IT Support Specialist Career Path
How To Become a Support SpecialistDo you want to become a support specialist or make the next move in your career? Keep reading to find out the skills and experience you'll need to become a support specialist, including the most common educational and work steps to take. You may be just starting out or looking to transition into this career. Discover job postings and transitional roles that will help you on your career journey. A career as a support specialist combines strong people skills with good problem-solving. Here are four steps to follow while you're on the path to becoming a support specialist:
Complete high school or your GED and complete IT courses to enhance your computer skills
Your first step to becoming a support specialist is to finish high school or get your GED. Take computer courses if your high school offers them. You may also get experience in IT by taking free online courses or enrolling in after-school programs. Even if you've been out of high school for a while, you can discover resources to enhance your computer skills and knowledge to help you transition into a support specialist job.
What type of degree should you pursue to become a Support Specialist?
65% of people working as a Support Specialist earned a Bachelor's Degree
What skills do you need to be a Support Specialist?
- Ability to Multitask
- Operating Systems
- Microsoft Office Suite
- Excellent Communication
- Written Communication
- Microsoft Windows
Find computer training courses to increase your technology qualifications
Familiarize yourself with computer troubleshooting as early as possible to prepare yourself for a job as a support specialist. Finding training as a support specialist can come from a variety of avenues, including:
- Vocational school.
- An apprenticeship.
- On-the-job experience.
Vocational school and apprenticeships will give you formal training. If you don't want to delay your entrance into the workforce, look for a job in IT that will teach you customer service and troubleshooting. These skills will help you make the transition to a support-specialist role.
While you do not need a four-year degree to become a support specialist, many people seeking this career find it helpful to obtain an associate's or a bachelor's degree in computer science, information technology, or a related field. Relevant schooling typically opens up higher-paying jobs and can help you move into more advanced positions.
Grow your technology experience by pursuing support specialist positions
When pursuing support specialist jobs, remember to emphasize both your computer skills and your soft skills.

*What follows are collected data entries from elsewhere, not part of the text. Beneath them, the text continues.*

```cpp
// ... 119 lines not shown
```

### matchy_amd/csrc/validate_kernels.hip

```cpp
#include <hip/hip_runtime.h>

#include <cstdlib>

#include "hashes.h"
#include "scan_types.h"

#include "device_shared.h"
#include "domain_planes.h"

namespace mxy {


struct BackReader {
    const uint8_t* p;
    uint32_t pos;
    uint32_t cb;
    uint32_t k;
    uint64_t cur, nxt;
    __device__ __forceinline__ static uint64_t load8(const uint8_t* a) { uint64_t v; __builtin_memcpy(&v, a, 8); return v; }
    __device__ __forceinline__ void init(const uint8_t* base, uint32_t q) {
        p = base; pos = q; cb = 0; k = 0; cur = 0; nxt = 0;
        if (q >= 16) { cb = q - 8; k = 8; cur = load8(p + cb); nxt = load8(p + cb - 8); }
    }
    __device__ __forceinline__ uint32_t next() {
// ... 662 lines not shown
    for (int i = 0; i < NL; ++i) {
#pragma unroll
        for (int bb = 0; bb < 4; ++bb) {
            const uint32_t j = 4 * i + bb;
            if (j < nbytes) dec[zeros + nbytes - 1 - j] = (uint8_t)(L[i] >> (8 * bb));
        }
    }
    return zeros + nbytes;
}
__device__ bool val_btc_base58(const uint8_t* s, uint32_t n, uint8_t* dec) {
    const uint32_t dl = d_base58_decode<12>(s, n, dec);
    if (dl < 5) return false;
    Sha256 h1, h2;
    h1.hash(dec, dl - 4);
    uint32_t w[16];
#pragma unroll
    for (int i = 0; i < 8; ++i) w[i] = h1.h[i];
    w[8] = 0x80000000u;
#pragma unroll
    for (int i = 9; i < 15; ++i) w[i] = 0;
    w[15] = 256;
    h2.init();
    h2.block(w);
    const uint32_t chk = ((uint32_t)dec[dl - 4] << 24) | ((uint32_t)dec[dl - 3] << 16) | ((uint32_t)dec[dl - 2] << 8) | dec[dl - 1];
    return h2.h[0] == chk;
}
__device__ bool val_monero(const uint8_t* s, uint32_t n, uint8_t* dec) {
    const uint32_t dl = d_base58_decode<21>(s, n, dec);
    if (dl < 5) return false;
    uint64_t h[4];
    d_keccak256_1blk(dec, dl - 4, h);
    const uint32_t chk = (uint32_t)dec[dl - 4] | ((uint32_t)dec[dl - 3] << 8) | ((uint32_t)dec[dl - 2] << 16) | ((uint32_t)dec[dl - 1] << 24);
    return (uint32_t)h[0] == chk;
}
__device__ int d_bech32_val(uint32_t c) {
    const char* CS = "qpzry9x8gf2tvdw0s3jn54khce6mua7l";
    for (int i = 0; i < 32; ++i) if ((uint32_t)CS[i] == c) return i;
    return -1;
}
__device__ bool val_btc_bech32(const uint8_t* s, uint32_t n) {
    if (n < 3 + 6) return false;
    auto step = [](uint32_t chk, uint32_t v) {
        const uint32_t GEN[5] = {0x3b6a57b2, 0x26508e6d, 0x1ea119fa, 0x3d4233dd, 0x2a1462b3};
        uint32_t top = chk >> 25;
        chk = ((chk & 0x1ffffff) << 5) ^ v;
        for (int i = 0; i < 5; ++i) if ((top >> i) & 1) chk ^= GEN[i];
        return chk;
    };
    uint32_t chk = 1;
    chk = step(chk, 'b' >> 5); chk = step(chk, 'c' >> 5); chk = step(chk, 0); chk = step(chk, 'b' & 31); chk = step(chk, 'c' & 31);
    for (uint32_t k = 3; k < n; ++k) {
        int v = d_bech32_val(s[k]);
        if (v < 0) return false;
        chk = step(chk, (uint32_t)v);
    }
    return chk == 1 || chk == 0x2bc830a3u;
}
__device__ bool val_eth(const uint8_t* a, uint8_t* lower) {
    bool all_lower = true, all_upper = true;
    for (int i = 0; i < 40; ++i) {
        uint32_t c = a[2 + i];
        if (!d_is_hex(c)) return false;
        if (d_is_alpha(c)) { if (c >= 'a') all_upper = false; else all_lower = false; }
        lower[i] = (uint8_t)d_lower(c);
    }
    if (all_lower || all_upper) return true;
    uint64_t h[4];
    d_keccak256_1blk(lower, 40, h);
    for (int i = 0; i < 40; ++i) {
        uint32_t c = a[2 + i];
        if (d_is_alpha(c)) {
            const uint32_t byte = (uint32_t)(h[i >> 4] >> (8 * ((i >> 1) & 7))) & 0xFF;
            const uint32_t nib = (i & 1) ? (byte & 0x0f) : (byte >> 4);
            if ((c < 'a') != (nib >= 8)) return false;
        }
    }
    return true;
}

template <int MODE>
__global__ __launch_bounds__(256) void k_validate_dom(TokParams p, DevDb db) {
    constexpr bool AC = MODE == 1, SFX = MODE == 2;
    __shared__ uint2 tldtab[1u << TLD_TAB_BITS];
    __shared__ __attribute__((aligned(16))) uint32_t strbuf[256][8];
    __shared__ uint8_t dcls[AC ? 256 : 4];
    __shared__ uint32_t drows[AC ? DFA_LDS_ENTRIES_VAL : 1];
    for (uint32_t i = threadIdx.x; i < (1u << TLD_TAB_BITS); i += blockDim.x) tldtab[i] = db.tld_tab[i];
    DfaView dv{dcls, drows, 0};
    if constexpr (AC) dv = dfa_stage<DFA_LDS_ENTRIES_VAL>(db, dcls, drows);
    __syncthreads();
    ChunkWriter<Candidate, CAND_CHUNK> cw_dense;
    __shared__ Candidate wb_cand[4][64];
    BufferedWriter<Candidate> cw(wb_cand[threadIdx.x >> 6]);
    __shared__ RareAnchor wb_slow[4][64];
    BufferedWriter<RareAnchor> sw(wb_slow[threadIdx.x >> 6]);
    const Candidate SC{0, 0xFFFFFFFFu, 0, 0};
    const uint32_t stride = gridDim.x * blockDim.x;
    const uint32_t nd = min(p.counters->n_dom, p.dom_cap);
    struct Rec { uint32_t j; uint32_t c[8]; };
    auto load_rec = [&](uint32_t i, Rec& r) {
        const uint32_t ic = i < nd ? i : 0u;
        const uint32_t j = p.dom_list[dom_plane_index(ic, 0)];
#pragma unroll
        for (int k = 0; k < 8; ++k) r.c[k] = p.dom_list[dom_plane_index(ic, 1 + k)];
        r.j = i < nd ? j : 0xFFFFFFFFu;
    };
    Rec cur, nxt;
    load_rec(blockIdx.x * blockDim.x + threadIdx.x, cur);
    {
        uint32_t g = cur.j;
#pragma unroll
        for (int k = 0; k < 8; ++k) g ^= cur.c[k];
        asm volatile("" ::"v"(g));
    }
    uint32_t pend_start = 0, pend_lt = 0, pend_word = 0xFFFFFFFFu, pend_bit = 0, n_valid = 0;
    uint32_t pend_sw[SFX ? 4 : 1] = {0}, pend_sb[SFX ? 4 : 1] = {0};
    bool pend = false, pend_over = false;
    uint32_t* sb = strbuf[threadIdx.x];
    auto queue_glob = [&](uint32_t b, uint32_t n) {
        if (!p.glob_work_d) return;
        const uint32_t lane = lane_id();
        const bool g = lane < n && b + lane < p.cand_cap && cw.buf[lane].pad == CAND_GLOB;
        const uint64_t m = __ballot(g);
        if (!m) return;
        uint32_t wb = 0;
        if (lane == 0) wb = atomicAdd(&p.counters->n_glob_work_d, (uint32_t)__popcll(m));
        wb = __builtin_amdgcn_readfirstlane(wb);
        const uint32_t slot = wb + mbcnt64(m);
        if (g && slot < p.glob_work_d_cap) p.glob_work_d[slot] = b + lane;
    };
    auto emit_pending = [&]() {
        if (!p.filter_lit) { cw_dense.append(pend, Candidate{pend_start, pend_lt, 0u, 0u}, p.cands, p.cand_cap, p.n_cand, SC); return; }
        bool lit = (pend_word >> pend_bit) & 1;
        uint32_t flag = 0;
        if constexpr (SFX) {
            bool g = pend_over;
#pragma unroll
            for (int q = 0; q < 4; ++q) g = g || ((pend_sw[q] >> pend_sb[q]) & 1);
            flag = g ? CAND_GLOB : CAND_NO_GLOB;
            lit = lit || g;
        }
        if constexpr (AC) flag = pend_over ? CAND_GLOB : CAND_NO_GLOB;
        if constexpr (AC || SFX) cw.append_then(pend && lit, Candidate{pend_start, pend_lt, 0u, flag}, p.cands, p.cand_cap, p.n_cand, queue_glob);
        else cw.append(pend && lit, Candidate{pend_start, pend_lt, 0u, flag}, p.cands, p.cand_cap, p.n_cand);
    };
    for (uint32_t base = blockIdx.x * blockDim.x; base < nd; base += stride) {
        const uint32_t i = base + threadIdx.x;
        emit_pending();
        pend = false;
        load_rec(i + stride, nxt);
        bool slow = false;
        if (cur.j != 0xFFFFFFFFu) {
            uint32_t s = 0, e = 0;
            int r = 2;
            if (!(cur.j & 0x80000000u)) r = domain_rules(tldtab, p.min_labels, cur.j, cur.c, s, e);
            slow = r == 2;
            if (r == 1) {
                pend_start = s; pend_lt = (e - s) | ((uint32_t)IT_DOMAIN << 24); pend = true;
                pend_word = 0xFFFFFFFFu; pend_bit = 0;
                n_valid += 1;
                if (p.filter_lit) {
                    *reinterpret_cast<uint4*>(sb) = make_uint4(cur.c[0], cur.c[1], cur.c[2], cur.c[3]);
                    *reinterpret_cast<uint4*>(sb + 4) = make_uint4(cur.c[4], cur.c[5], cur.c[6], cur.c[7]);
                    const uint32_t o = 24 - (cur.j - s), n = e - s;
                    const uint32_t i0 = o >> 2, sh = o & 3;
                    uint32_t wd[9];
#pragma unroll
                    for (int k = 0; k < 9; ++k) wd[k] = (i0 + k) < 8 ? sb[(i0 + k) & 7] : 0u;
                    uint64_t ln[4];
#pragma unroll
                    for (int k = 0; k < 4; ++k)
                        ln[k] = (uint64_t)__builtin_amdgcn_alignbyte(wd[2 * k + 1], wd[2 * k], sh) |
                                ((uint64_t)__builtin_amdgcn_alignbyte(wd[2 * k + 2], wd[2 * k + 1], sh) << 32);
                    if (db.ci) {
#pragma unroll
                        for (int k = 0; k < 4; ++k) ln[k] = ascii_lower8(ln[k]);
                    }
                    const uint32_t b = name_hash31(ln[0], ln[1], ln[2], ln[3], n) & db.lit_bm_mask;
                    pend_word = db.lit_bm ? db.lit_bm[b >> 5] : 0u;
                    pend_bit = b & 31;
                    if constexpr (SFX) {
                        const uint64_t fb = 0x0101010101010101ull * db.sfx_first;
                        uint32_t M = 0;
#pragma unroll
                        for (int k = 0; k < 4; ++k) {
                            const uint64_t x = ln[k] ^ fb;
                            const uint64_t z = ~(((x & 0x7F7F7F7F7F7F7F7Full) + 0x7F7F7F7F7F7F7F7Full) | x) & 0x8080808080808080ull;
                            const uint32_t lo = (uint32_t)z >> 7, hi = (uint32_t)(z >> 32) >> 7;
                            M |= ((((lo * 0x01020408u) >> 24) & 0xFu) | ((((hi * 0x01020408u) >> 24) & 0xFu) << 4)) << (8 * k);
                        }
                        M &= n >= 32 ? 0xFFFFFFFFu : ((1u << n) - 1u);
                        pend_over = false;
                        uint32_t dm = db.sfx_dots;
#pragma unroll
                        for (int q = 0; q < 4; ++q) {
                            pend_sw[q] = 0; pend_sb[q] = 0;
                            if (dm) {
                                const uint32_t d = (uint32_t)__builtin_ctz(dm) + 1;
                                dm &= dm - 1;
                                uint32_t m = M;
                                for (uint32_t j = 1; j < d; ++j) m &= ~(m ? (0x80000000u >> __builtin_clz(m)) : 0u);
                                if (m) {
                                    const uint32_t kk = 31u - (uint32_t)__builtin_clz(m), sl = n - kk;
                                    if (sl >= 3) {
                                        const uint32_t o2 = o + kk, j0 = o2 >> 2, s2 = o2 & 3;
                                        uint32_t w2[9];
#pragma unroll
                                        for (int k = 0; k < 9; ++k) w2[k] = (j0 + k) < 8 ? sb[(j0 + k) & 7] : 0u;
                                        uint64_t l2[4];
#pragma unroll
                                        for (int k = 0; k < 4; ++k)
                                            l2[k] = (uint64_t)__builtin_amdgcn_alignbyte(w2[2 * k + 1], w2[2 * k], s2) |
                                                    ((uint64_t)__builtin_amdgcn_alignbyte(w2[2 * k + 2], w2[2 * k + 1], s2) << 32);
                                        if (db.ci) {
#pragma unroll
                                            for (int k = 0; k < 4; ++k) l2[k] = ascii_lower8(l2[k]);
                                        }
                                        const uint32_t b2 = name_hash31(l2[0], l2[1], l2[2], l2[3], sl) & db.sfx_mask;
                                        pend_sw[q] = db.sfx_bm[b2 >> 5];
                                        pend_sb[q] = b2 & 31;
                                    }
                                }
                            }
                        }
                    }
                    if constexpr (AC) {
                        uint32_t st = 0, any = 0;
#pragma unroll
                        for (int k = 0; k < 31; ++k) {
                            const uint32_t c = dcls[(uint32_t)(ln[k >> 3] >> (8 * (k & 7))) & 0xFF];
                            if ((uint32_t)k < n) {
                                const uint32_t t = st < dv.lds_states ? drows[st * db.dfa_k + c] : db.dfa[(size_t)st * db.dfa_k + c];
                                st = t & 0x7FFFFFFFu;
                                any |= t;
                            }
                        }
                        pend_over = (any >> 31) != 0;
                        if (pend_over) { pend_word = 0xFFFFFFFFu; pend_bit = 0; }
                    }
                }
            }
        }
        sw.append(slow, RareAnchor{cur.j & 0x7FFFFFFFu, (uint32_t)RARE_DOM}, p.rare_dom, p.rare_dom_cap, &p.counters->n_rare_dom);
        cur = nxt;
    }
    emit_pending();
    if constexpr (AC || SFX) cw.flush_then(p.cands, p.cand_cap, p.n_cand, queue_glob);
    else cw.flush(p.cands, p.cand_cap, p.n_cand);
    cw_dense.pad_rest(p.cands, p.cand_cap, SC);
    sw.flush(p.rare_dom, p.rare_dom_cap, &p.counters->n_rare_dom);
#pragma unroll
    for (int off = 32; off > 0; off >>= 1) n_valid += __shfl_down(n_valid, off);
    if (lane_id() == 0 && n_valid) atomicAdd(&p.counters->cand_true, n_valid);
}
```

Hiring managers want to see that you are capable of communicating with people who may not understand IT terms or be savvy with computers.
Many support specialists work for large companies helping customers of that company. Typically these report in through a call center. As you move through your career, you may transition to a role within a company helping other employees with their IT issues. This type of role can lead to support specialist roles that focus on an organization's networks.
Move into complex IT roles where you may advance your leadership and technology skills
As you move forward with your career, you may move into roles that require you to upgrade systems and communicate with vendors to set up hardware and software that fits your employer's needs. You can also move into supervisory and team leader roles, in which you oversee other support specialists and coordinate larger troubleshooting efforts.